=== Section Start ===

+      if (++c.cy == g.ncy) c.cy = 0, ++c.cx;
+    }
+  }
+  if (TRACK) {
+    for (int off = 32; off > 0; off >>= 1) dmax = max(dmax, (uint32_t)__shfl_xor((int)dmax, off));
+    if (lane == 0 && (unsigned long long)dmax > *a.maxd2) atomicMax(a.maxd2, (unsigned long long)dmax);
+  }
+}
+
+template <bool TRACK>
+__device__ __forceinline__ void nn_fill_full_offset(const NnArgs &a) {
+  constexpr int kTileRow = 40;
+  __shared__ __attribute__((aligned(16))) uint32_t land[4][2][nn::kStride];
+  __shared__ __attribute__((aligned(16))) uint32_t tile[4][nn::kB * kTileRow];
+  const nn::Geom &g = a.g;
+  if (*a.failed) return;
+  const int lane = threadIdx.x & 63, wave = __builtin_amdgcn_readfirstlane((int)(threadIdx.x >> 6));
+  const int quads = (g.lz1 - g.lz0 + 3) >> 2;
+  const int rows_y = g.ly1 - g.ly0;
+  const uint32_t nq = (uint32_t)((g.lx1 - g.lx0) * rows_y) * (uint32_t)quads;
+  const uint32_t per = (nq + gridDim.x * 4u - 1u) / (gridDim.x * 4u);
+  const uint32_t q0 = (blockIdx.x * 4u + (uint32_t)wave) * per, q1 = min(q0 + per, nq);
+  if (q0 >= q1) return;
+  const int row0 = (int)(q0 / (uint32_t)quads);
+  const int y = lane >> 3, z = lane & 7;
+  const uint32_t ayz = (uint32_t)y | ((uint32_t)z << 8);
   uint32_t dmax = 0;
   const uint32_t zone0 = (uint32_t)(size_t)&land[wave][0][0];
   uint32_t *const mytile = &tile[wave][0];
   struct At { int cx, cy, q; };
   auto fetch = [&](const At &c, const int cell_of_quad, const int zone) {
-    const int64_t cell = OFFSET ? ((int64_t)(g.lx0 + c.cx) * g.ncy + (g.ly0 + c.cy)) * g.ncz + min(g.lz0 + 4 * c.q + cell_of_quad, g.lz1 - 1)
-                                : ((int64_t)c.cx * g.ncy + c.cy) * g.ncz + 4 * c.q + cell_of_quad;
+    const int64_t cell = ((int64_t)(g.lx0 + c.cx) * g.ncy + (g.ly0 + c.cy)) * g.ncz + min(g.lz0 + 4 * c.q + cell_of_quad, g.lz1 - 1);
     const uint32_t *lp = a.lists + cell * nn::kStride + lane, *hp = lp + 64;
     const uint32_t at = zone0 + (uint32_t)zone * (uint32_t)(nn::kStride * 4);
     asm volatile("s_mov_b32 m0, %0\n\tglobal_load_lds_dword %1, off\n\t"
@@ -451,7 +568,7 @@
 #pragma unroll
     for (int x = 0; x < nn::kB; ++x) {
       ww[x] = *reinterpret_cast<const uint32_t *>(reinterpret_cast<const char *>(lz + 7) + (best[x] & 0x1F0u));
-      if (TRACK && (!OFFSET || (col_in && x >= xin_lo && x < xin_hi)))
+      if (TRACK && col_in && x >= xin_lo && x < xin_hi)
         dmax = max(dmax, (best[x] >> nn::kSH) - (uint32_t)nn::kBias + (uint32_t)(x * x + y * y + z * z));
     }
   };
@@ -465,15 +582,11 @@
 #pragma unroll
     for (int k = 0; k < 4; ++k) {
       if (k < 3) fetch(c, k + 1, (k + 1) & 1); else fetch(nxt, 0, 0);
-      if (k == 0) {
-        if (OFFSET) asm volatile("s_waitcnt vmcnt(18)" ::: "memory");
-        else asm volatile("s_waitcnt vmcnt(10)" ::: "memory");
-      } else {
-        asm volatile("s_waitcnt vmcnt(2)" ::: "memory");
-      }
+      if (k == 0) asm volatile("s_waitcnt vmcnt(18)" ::: "memory");
+      else asm volatile("s_waitcnt vmcnt(2)" ::: "memory");
       bool col_in = true;
       int xin_lo = 0, xin_hi = nn::kB;
-      if (OFFSET && TRACK) {
+      if (TRACK) {
         const int cz = g.lz0 + 4 * c.q + k;
         const int Y = nn::kB * (g.ly0 + c.cy) + y - g.fy, Z = nn::kB * cz + z - g.fz, X0 = nn::kB * (g.lx0 + c.cx) - g.fx;
         col_in = cz < g.lz1 && (unsigned)Y < (unsigned)g.ay && (unsigned)Z < (unsigned)g.az;
@@ -482,36 +595,24 @@
       serve(k & 1, ww[k], col_in, xin_lo, xin_hi);
       asm volatile("s_waitcnt lgkmcnt(0)" ::: "memory");
     }
-    if (!OFFSET) {
-      vox_t *slab = a.coc + ((int64_t)(nn::kB * c.cx) * g.ny + nn::kB * c.cy) * g.nz + 4 * nn::kB * c.q;
-#pragma unroll
-      for (int x = 0; x < nn::kB; ++x) {
-#pragma unroll
-        for (int k = 0; k < 4; ++k) mytile[y * kTileRow + nn::kB * k + z] = ww[k][x];
-        const uint4 v = *reinterpret_cast<const uint4 *>(&mytile[y * kTileRow + 4 * z]);
-        *reinterpret_cast<uint4 *>(slab + loff4) = v;
-        slab += plane;
-      }
-    } else {
-      const int srow = lane >> 4, spair = lane & 15;
-      const int X0 = nn::kB * (g.lx0 + c.cx) - g.fx, Y0 = nn::kB * (g.ly0 + c.cy) - g.fy;
-      const int Zq = nn::kB * (g.lz0 + 4 * c.q) + 2 * spair;
-      const bool zin = (unsigned)(Zq - g.fz) < (unsigned)g.az && Zq < nn::kB * g.lz1;
-      const int64_t aplane = (int64_t)g.ay * g.az;
-      uint32_t *const mydump = a.dump + 2 * lane;
-#pragma unroll
-      for (int x = 0; x < nn::kB; ++x) {
-#pragma unroll
-        for (int k = 0; k < 4; ++k) mytile[y * kTileRow + nn::kB * k + z] = ww[k][x];
-        const bool xin = (unsigned)(X0 + x) < (unsigned)g.ax;
-#pragma unroll
-        for (int h = 0; h < 2; ++h) {
-          const int r = srow + 4 * h;
-          const uint2 v = *reinterpret_cast<const uint2 *>(&mytile[r * kTileRow + 2 * spair]);
-          const bool in = xin && zin && (unsigned)(Y0 + r) < (unsigned)g.ay;
-          uint32_t *dst = in ? a.coc + (int64_t)(X0 + x) * aplane + (int64_t)(Y0 + r) * g.az + (Zq - g.fz) : mydump;
-          *reinterpret_cast<uint2 *>(dst) = v;
-        }
+    const int srow = lane >> 4, spair = lane & 15;
+    const int X0 = nn::kB * (g.lx0 + c.cx) - g.fx, Y0 = nn::kB * (g.ly0 + c.cy) - g.fy;
+    const int Zq = nn::kB * (g.lz0 + 4 * c.q) + 2 * spair;
+    const bool zin = (unsigned)(Zq - g.fz) < (unsigned)g.az && Zq < nn::kB * g.lz1;
+    const int64_t aplane = (int64_t)g.ay * g.az;
+    uint32_t *const mydump = a.dump + 2 * lane;
+#pragma unroll
+    for (int x = 0; x < nn::kB; ++x) {
+#pragma unroll
+      for (int k = 0; k < 4; ++k) mytile[y * kTileRow + nn::kB * k + z] = ww[k][x];
+      const bool xin = (unsigned)(X0 + x) < (unsigned)g.ax;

=== Section End ===

▶ _Task requirements_
The lines to return are those in the material above that hold "memory".

▶ _Solution to this task_
-        if (OFFSET) asm volatile("s_waitcnt vmcnt(18)" ::: "memory");
-        else asm volatile("s_waitcnt vmcnt(10)" ::: "memory");
-        asm volatile("s_waitcnt vmcnt(2)" ::: "memory");
+      if (k == 0) asm volatile("s_waitcnt vmcnt(18)" ::: "memory");
+      else asm volatile("s_waitcnt vmcnt(2)" ::: "memory");
       asm volatile("s_waitcnt lgkmcnt(0)" ::: "memory");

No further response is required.